Records contained in a dataset:
_ _ _
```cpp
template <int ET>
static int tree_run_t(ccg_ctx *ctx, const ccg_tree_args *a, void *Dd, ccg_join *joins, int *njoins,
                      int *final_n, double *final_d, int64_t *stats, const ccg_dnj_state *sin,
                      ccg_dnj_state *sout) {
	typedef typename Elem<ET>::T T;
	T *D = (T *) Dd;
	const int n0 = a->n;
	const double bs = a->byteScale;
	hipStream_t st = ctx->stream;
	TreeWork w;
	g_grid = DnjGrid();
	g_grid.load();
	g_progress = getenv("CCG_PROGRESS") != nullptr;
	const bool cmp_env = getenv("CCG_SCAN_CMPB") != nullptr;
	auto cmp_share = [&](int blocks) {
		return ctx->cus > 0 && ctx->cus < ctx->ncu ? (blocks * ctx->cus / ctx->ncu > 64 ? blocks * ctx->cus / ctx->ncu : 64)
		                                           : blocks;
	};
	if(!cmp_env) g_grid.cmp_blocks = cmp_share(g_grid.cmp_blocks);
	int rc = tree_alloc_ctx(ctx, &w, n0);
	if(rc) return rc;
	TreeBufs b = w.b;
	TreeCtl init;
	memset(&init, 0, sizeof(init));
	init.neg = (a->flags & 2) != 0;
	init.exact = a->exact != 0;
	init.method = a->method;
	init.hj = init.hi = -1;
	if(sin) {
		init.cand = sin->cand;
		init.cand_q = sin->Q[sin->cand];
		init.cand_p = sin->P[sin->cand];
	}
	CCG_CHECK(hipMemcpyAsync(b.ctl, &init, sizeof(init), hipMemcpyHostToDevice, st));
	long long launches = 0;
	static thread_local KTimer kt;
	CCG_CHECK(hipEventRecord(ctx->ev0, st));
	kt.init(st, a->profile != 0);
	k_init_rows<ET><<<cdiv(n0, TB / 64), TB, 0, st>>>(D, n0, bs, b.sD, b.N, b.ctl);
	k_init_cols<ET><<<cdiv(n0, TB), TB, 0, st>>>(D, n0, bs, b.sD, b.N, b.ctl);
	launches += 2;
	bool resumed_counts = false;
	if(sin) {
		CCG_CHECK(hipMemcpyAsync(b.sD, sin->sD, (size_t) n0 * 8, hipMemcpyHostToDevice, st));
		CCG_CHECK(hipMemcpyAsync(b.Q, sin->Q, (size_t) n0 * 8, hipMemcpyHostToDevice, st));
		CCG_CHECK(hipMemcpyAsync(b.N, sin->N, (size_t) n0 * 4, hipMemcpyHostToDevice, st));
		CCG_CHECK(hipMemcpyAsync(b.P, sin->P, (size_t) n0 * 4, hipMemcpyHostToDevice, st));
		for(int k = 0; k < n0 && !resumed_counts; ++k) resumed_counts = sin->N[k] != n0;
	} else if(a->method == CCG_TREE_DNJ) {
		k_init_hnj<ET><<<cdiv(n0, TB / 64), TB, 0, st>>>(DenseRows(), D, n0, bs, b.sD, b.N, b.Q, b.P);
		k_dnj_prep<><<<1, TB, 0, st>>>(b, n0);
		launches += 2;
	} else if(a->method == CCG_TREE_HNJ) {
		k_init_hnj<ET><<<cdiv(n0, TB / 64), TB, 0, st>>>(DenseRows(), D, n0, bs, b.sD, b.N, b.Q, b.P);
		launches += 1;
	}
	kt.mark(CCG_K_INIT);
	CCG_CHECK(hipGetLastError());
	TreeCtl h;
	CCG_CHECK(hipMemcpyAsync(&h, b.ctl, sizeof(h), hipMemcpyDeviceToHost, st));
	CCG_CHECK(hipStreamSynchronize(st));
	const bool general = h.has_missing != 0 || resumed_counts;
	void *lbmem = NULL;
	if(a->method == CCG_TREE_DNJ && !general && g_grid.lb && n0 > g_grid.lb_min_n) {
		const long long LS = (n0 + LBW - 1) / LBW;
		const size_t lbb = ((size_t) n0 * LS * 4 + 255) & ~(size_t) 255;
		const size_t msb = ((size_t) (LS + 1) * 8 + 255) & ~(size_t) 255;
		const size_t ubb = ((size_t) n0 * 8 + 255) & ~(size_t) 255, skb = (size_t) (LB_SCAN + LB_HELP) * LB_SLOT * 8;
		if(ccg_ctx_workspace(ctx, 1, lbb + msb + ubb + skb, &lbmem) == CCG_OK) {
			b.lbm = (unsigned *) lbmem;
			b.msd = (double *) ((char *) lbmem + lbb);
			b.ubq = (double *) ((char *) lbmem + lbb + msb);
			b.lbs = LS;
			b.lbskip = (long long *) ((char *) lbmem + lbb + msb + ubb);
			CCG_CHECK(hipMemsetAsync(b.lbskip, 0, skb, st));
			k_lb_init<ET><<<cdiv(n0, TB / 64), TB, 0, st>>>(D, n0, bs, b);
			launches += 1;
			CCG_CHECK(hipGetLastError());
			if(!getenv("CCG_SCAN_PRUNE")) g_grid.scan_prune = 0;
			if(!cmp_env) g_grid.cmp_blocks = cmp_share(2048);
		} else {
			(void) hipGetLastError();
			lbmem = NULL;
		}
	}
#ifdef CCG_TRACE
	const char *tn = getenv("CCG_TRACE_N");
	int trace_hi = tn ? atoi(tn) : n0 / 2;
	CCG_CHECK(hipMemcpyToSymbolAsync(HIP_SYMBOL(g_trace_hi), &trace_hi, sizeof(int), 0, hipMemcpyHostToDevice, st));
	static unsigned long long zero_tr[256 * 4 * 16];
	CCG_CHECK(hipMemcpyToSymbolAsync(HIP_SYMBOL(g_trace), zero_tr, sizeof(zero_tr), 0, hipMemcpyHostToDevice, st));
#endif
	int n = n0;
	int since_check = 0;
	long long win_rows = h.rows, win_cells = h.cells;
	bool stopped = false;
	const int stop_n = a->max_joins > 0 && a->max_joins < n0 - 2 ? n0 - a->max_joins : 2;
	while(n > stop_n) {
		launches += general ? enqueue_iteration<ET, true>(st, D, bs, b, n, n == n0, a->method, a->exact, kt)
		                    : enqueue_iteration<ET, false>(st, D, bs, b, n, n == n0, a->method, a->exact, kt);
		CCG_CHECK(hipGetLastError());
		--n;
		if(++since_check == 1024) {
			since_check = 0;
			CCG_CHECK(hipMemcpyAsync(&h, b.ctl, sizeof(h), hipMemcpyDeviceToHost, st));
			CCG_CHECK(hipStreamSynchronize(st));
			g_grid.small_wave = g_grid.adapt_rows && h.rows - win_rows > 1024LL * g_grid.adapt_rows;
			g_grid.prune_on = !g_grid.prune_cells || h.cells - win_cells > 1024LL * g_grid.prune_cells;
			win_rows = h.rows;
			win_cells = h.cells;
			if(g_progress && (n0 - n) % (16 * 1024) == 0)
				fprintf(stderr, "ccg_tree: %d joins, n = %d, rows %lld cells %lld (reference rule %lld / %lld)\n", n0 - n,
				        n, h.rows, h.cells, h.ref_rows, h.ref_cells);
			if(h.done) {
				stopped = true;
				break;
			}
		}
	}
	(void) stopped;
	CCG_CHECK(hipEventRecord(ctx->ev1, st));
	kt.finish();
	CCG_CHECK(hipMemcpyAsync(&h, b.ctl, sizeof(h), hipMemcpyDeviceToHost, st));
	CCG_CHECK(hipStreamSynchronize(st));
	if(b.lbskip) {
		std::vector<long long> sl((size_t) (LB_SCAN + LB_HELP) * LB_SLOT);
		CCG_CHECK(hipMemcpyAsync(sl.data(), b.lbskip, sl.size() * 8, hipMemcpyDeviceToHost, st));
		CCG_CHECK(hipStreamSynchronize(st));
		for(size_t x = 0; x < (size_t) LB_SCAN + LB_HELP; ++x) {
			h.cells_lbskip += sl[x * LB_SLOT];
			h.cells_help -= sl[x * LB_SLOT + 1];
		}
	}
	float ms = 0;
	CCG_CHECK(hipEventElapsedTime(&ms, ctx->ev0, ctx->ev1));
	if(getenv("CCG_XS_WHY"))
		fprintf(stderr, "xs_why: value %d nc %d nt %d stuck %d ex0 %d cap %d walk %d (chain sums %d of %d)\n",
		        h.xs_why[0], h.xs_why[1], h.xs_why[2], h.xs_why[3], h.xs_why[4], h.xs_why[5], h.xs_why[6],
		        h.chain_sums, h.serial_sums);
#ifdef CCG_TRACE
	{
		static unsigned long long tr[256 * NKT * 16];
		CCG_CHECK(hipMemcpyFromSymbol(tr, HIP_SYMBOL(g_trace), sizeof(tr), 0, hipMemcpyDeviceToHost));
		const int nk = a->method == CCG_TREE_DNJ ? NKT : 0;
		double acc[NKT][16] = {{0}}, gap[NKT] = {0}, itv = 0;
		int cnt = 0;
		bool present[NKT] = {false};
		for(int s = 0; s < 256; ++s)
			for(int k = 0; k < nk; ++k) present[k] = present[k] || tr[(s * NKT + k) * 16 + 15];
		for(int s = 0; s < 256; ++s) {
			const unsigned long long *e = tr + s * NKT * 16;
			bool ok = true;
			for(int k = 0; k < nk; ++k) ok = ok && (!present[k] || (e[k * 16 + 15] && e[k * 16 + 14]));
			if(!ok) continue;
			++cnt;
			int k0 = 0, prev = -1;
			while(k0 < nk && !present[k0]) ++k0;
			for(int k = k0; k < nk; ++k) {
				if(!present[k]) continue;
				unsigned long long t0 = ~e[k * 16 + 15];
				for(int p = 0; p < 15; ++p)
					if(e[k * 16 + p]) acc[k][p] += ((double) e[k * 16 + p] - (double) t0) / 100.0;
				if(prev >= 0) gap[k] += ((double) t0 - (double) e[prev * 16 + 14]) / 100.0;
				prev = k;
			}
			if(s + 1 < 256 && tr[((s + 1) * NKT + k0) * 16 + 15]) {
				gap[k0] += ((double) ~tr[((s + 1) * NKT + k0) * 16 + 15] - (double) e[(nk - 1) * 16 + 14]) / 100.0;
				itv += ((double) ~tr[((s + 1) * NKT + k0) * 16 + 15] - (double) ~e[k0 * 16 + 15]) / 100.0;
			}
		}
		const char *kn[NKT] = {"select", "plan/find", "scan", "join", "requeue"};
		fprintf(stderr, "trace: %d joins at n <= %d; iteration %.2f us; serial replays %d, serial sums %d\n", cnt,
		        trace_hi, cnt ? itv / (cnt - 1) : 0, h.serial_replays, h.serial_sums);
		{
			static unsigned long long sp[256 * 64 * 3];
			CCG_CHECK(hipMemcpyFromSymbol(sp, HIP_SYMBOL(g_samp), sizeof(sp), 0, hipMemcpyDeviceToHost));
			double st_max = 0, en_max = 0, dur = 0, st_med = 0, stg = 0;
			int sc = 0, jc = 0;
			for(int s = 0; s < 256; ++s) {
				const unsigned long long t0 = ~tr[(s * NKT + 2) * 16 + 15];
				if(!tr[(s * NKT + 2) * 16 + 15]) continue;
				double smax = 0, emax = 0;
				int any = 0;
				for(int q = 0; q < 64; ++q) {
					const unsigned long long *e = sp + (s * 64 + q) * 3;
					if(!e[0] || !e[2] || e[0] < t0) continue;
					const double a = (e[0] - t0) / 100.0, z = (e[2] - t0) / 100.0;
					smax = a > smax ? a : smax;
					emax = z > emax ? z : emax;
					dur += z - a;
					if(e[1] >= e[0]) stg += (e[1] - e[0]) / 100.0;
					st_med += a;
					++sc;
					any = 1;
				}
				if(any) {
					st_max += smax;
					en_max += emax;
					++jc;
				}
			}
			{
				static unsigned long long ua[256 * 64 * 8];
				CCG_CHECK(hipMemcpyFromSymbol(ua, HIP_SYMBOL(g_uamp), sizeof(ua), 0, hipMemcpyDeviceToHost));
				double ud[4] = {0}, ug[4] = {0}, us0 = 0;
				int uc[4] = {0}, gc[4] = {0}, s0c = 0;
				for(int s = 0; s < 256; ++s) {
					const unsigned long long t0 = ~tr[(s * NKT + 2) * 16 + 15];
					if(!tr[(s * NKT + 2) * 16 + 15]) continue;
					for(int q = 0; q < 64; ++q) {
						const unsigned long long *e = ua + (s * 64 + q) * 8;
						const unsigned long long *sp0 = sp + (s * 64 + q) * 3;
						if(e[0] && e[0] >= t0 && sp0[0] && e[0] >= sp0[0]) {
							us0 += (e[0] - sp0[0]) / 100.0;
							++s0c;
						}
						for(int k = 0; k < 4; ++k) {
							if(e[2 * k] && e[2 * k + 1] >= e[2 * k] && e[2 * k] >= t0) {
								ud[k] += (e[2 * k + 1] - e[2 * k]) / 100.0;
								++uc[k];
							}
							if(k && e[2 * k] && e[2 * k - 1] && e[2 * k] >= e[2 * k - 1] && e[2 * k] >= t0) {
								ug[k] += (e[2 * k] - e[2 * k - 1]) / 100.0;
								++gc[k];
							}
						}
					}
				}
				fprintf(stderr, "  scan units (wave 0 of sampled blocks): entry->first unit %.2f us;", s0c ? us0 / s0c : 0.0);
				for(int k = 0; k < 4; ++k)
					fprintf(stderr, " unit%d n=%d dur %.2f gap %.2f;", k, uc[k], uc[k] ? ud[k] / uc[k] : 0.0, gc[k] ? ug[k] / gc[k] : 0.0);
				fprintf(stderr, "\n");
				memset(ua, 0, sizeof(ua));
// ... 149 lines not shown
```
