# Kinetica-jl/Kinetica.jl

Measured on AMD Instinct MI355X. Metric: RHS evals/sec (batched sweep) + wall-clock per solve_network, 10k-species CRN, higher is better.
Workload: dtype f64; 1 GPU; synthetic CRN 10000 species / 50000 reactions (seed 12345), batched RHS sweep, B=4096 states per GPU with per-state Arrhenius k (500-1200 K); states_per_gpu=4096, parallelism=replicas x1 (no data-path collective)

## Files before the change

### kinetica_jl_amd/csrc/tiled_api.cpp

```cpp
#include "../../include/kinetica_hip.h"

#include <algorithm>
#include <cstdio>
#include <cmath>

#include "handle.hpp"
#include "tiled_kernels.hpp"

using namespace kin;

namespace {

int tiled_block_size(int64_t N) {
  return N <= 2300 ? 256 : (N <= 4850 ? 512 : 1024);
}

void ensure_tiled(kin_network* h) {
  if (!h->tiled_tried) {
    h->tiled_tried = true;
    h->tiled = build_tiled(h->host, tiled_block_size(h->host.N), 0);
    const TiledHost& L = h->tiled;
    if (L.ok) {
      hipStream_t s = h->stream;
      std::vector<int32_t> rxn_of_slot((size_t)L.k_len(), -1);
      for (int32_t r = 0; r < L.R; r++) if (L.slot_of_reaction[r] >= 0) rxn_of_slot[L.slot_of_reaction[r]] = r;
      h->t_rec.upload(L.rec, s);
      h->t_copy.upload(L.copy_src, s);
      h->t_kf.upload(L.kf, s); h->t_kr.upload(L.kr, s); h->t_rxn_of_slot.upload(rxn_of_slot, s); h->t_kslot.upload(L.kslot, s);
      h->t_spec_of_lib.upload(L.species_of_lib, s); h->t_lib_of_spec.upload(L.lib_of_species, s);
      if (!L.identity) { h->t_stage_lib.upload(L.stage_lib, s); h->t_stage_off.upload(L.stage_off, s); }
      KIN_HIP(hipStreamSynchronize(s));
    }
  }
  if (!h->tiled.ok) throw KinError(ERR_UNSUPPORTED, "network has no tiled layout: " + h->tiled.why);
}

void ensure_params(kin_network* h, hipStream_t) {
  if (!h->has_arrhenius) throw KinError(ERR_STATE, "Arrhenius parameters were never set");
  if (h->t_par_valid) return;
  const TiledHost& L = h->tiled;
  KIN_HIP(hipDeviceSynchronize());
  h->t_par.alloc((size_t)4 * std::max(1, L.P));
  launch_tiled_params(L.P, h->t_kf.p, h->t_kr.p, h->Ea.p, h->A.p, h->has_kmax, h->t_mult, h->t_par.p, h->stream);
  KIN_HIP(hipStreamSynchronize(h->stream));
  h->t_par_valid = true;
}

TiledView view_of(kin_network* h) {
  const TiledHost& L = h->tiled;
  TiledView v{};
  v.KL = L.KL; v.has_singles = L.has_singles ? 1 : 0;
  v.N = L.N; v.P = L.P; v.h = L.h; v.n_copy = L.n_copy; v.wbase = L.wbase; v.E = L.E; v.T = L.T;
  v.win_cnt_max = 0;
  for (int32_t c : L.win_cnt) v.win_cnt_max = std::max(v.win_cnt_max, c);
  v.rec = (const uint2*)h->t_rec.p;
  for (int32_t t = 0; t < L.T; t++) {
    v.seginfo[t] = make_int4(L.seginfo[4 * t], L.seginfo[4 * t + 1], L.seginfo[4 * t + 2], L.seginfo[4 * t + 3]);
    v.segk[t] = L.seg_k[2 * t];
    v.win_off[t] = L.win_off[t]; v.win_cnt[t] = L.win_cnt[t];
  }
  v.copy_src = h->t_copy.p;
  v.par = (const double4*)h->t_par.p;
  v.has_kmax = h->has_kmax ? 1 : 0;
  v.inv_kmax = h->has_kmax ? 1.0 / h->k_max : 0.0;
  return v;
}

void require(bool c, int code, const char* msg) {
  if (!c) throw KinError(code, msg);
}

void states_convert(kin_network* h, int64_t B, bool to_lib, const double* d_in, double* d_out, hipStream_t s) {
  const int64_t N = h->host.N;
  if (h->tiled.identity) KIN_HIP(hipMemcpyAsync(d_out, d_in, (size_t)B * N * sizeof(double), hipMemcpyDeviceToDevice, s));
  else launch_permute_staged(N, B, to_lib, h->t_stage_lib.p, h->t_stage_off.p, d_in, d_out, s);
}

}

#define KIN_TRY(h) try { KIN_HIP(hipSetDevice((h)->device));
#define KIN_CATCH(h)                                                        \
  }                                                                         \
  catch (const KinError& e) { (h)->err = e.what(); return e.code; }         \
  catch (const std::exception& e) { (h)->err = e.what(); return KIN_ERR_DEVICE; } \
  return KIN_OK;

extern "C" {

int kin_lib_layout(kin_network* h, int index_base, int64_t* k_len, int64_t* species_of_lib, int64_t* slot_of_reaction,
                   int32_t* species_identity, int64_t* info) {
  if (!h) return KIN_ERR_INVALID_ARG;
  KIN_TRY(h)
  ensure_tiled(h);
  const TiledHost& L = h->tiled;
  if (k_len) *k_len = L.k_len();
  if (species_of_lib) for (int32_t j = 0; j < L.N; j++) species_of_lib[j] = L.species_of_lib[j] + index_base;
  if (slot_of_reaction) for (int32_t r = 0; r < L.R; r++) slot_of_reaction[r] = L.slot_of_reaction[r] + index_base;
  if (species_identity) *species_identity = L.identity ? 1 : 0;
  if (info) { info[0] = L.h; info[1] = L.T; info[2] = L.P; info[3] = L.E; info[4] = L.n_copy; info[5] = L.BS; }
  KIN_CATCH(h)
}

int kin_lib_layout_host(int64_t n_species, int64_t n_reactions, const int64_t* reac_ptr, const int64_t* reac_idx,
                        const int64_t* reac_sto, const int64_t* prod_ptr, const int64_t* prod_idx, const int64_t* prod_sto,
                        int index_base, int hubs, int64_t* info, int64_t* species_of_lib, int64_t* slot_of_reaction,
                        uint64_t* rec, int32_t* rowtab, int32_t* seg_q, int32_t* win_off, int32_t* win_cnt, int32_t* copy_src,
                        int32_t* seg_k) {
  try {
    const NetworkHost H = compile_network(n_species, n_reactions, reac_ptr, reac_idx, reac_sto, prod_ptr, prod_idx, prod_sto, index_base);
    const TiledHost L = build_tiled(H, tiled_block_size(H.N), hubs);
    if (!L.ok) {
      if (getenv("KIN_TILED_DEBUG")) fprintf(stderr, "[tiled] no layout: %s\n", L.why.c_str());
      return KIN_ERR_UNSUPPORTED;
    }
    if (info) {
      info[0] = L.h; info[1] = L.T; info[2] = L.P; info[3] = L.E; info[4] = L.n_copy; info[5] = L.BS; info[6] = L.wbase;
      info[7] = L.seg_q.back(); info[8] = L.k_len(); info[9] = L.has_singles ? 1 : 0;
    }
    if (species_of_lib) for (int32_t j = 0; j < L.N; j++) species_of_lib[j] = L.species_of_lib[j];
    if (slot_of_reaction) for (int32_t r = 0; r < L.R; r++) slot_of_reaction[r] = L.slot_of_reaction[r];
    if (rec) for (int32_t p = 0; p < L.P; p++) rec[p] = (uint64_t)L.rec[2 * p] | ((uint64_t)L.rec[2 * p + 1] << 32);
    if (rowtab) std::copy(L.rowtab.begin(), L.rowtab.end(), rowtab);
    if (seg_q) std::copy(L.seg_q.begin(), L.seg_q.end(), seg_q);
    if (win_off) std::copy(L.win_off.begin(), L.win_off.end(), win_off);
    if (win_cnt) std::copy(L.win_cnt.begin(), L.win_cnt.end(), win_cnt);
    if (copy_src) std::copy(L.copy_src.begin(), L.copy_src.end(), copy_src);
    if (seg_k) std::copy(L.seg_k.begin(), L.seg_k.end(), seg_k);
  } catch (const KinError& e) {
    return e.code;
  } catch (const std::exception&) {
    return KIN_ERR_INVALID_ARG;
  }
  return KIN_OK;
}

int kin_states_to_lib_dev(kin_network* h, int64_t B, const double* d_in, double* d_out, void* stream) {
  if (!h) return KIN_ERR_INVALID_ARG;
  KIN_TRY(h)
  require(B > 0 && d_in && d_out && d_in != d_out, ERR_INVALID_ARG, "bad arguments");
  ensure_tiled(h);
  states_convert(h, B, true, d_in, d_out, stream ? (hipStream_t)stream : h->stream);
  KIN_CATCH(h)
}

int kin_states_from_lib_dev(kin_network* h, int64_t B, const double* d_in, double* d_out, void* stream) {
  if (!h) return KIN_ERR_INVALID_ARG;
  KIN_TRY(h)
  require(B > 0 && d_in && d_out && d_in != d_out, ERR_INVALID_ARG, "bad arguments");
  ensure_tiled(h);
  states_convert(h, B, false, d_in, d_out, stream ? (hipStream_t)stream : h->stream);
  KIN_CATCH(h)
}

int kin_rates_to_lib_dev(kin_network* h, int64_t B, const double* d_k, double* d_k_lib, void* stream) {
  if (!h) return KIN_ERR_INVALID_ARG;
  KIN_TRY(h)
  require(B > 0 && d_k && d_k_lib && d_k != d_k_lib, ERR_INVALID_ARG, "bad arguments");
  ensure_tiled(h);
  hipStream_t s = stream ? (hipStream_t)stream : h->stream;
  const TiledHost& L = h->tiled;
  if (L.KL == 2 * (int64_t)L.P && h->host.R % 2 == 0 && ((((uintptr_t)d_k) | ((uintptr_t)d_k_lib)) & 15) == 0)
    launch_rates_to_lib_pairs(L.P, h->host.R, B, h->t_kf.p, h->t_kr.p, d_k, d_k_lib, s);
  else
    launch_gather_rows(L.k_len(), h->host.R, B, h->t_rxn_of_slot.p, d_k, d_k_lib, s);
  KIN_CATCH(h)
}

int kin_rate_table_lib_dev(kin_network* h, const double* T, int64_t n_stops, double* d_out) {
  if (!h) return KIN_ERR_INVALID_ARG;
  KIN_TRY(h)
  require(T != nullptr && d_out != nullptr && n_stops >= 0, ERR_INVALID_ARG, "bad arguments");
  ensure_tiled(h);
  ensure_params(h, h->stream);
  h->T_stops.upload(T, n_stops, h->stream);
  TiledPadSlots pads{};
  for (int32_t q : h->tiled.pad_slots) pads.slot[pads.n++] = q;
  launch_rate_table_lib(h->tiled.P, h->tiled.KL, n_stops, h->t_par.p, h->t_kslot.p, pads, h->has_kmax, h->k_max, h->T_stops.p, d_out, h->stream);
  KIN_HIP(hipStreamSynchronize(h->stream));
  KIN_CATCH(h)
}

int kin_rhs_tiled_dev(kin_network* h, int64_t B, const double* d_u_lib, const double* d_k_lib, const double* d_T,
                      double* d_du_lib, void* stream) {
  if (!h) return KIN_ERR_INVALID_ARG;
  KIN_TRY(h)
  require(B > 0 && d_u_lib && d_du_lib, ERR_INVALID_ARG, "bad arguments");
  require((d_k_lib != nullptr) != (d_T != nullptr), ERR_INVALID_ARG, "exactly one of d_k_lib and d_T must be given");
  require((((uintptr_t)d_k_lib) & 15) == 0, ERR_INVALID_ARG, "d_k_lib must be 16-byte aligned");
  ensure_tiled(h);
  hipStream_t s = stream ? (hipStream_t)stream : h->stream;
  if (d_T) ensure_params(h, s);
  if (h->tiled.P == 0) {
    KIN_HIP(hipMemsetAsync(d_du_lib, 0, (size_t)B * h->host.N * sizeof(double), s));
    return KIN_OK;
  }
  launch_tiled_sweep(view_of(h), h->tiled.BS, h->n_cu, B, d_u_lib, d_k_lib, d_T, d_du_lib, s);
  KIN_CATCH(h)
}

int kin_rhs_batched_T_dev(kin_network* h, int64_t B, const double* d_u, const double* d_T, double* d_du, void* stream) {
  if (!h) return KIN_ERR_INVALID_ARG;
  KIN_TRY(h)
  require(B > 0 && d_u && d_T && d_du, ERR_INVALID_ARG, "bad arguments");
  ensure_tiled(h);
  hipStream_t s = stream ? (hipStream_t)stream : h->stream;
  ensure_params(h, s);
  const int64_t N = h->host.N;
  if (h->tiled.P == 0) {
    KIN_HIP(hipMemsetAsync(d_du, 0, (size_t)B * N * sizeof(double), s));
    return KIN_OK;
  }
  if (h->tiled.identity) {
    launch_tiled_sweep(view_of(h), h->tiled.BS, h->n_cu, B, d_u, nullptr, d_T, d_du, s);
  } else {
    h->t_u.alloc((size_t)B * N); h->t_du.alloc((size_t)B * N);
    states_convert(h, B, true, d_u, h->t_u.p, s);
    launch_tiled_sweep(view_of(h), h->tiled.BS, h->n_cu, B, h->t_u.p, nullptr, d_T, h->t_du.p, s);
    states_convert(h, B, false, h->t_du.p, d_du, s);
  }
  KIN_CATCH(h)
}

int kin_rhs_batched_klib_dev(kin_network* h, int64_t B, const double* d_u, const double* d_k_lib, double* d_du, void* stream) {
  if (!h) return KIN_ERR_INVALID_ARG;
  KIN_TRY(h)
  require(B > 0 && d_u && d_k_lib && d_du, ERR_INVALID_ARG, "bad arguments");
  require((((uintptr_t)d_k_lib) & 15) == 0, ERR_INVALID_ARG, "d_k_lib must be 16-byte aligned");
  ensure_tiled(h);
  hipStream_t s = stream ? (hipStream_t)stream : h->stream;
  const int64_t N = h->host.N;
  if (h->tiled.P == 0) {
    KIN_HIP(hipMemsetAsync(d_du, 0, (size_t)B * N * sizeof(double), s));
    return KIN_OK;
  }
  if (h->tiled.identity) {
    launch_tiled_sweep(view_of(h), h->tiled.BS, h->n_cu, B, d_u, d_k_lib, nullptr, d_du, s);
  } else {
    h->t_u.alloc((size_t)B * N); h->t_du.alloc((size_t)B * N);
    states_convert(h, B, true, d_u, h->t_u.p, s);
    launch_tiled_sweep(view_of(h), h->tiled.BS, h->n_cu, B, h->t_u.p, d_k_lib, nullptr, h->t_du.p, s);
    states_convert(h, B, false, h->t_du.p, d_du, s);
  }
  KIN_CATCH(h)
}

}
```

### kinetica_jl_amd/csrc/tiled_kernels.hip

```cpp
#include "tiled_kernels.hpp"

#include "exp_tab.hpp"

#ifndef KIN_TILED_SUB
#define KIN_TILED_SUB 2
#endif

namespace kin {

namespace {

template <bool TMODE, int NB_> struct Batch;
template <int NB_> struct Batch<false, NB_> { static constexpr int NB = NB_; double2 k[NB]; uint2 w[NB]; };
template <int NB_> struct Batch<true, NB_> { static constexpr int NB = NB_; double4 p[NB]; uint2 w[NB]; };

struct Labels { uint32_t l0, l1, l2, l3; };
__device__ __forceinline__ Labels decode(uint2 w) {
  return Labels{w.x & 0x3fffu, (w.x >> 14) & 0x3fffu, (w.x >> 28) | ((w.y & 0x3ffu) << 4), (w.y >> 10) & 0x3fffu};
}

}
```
_ _ _
Exercise aim
Provide solely the number of lines in the data that include the word "Arrhenius".

Completed exercise
2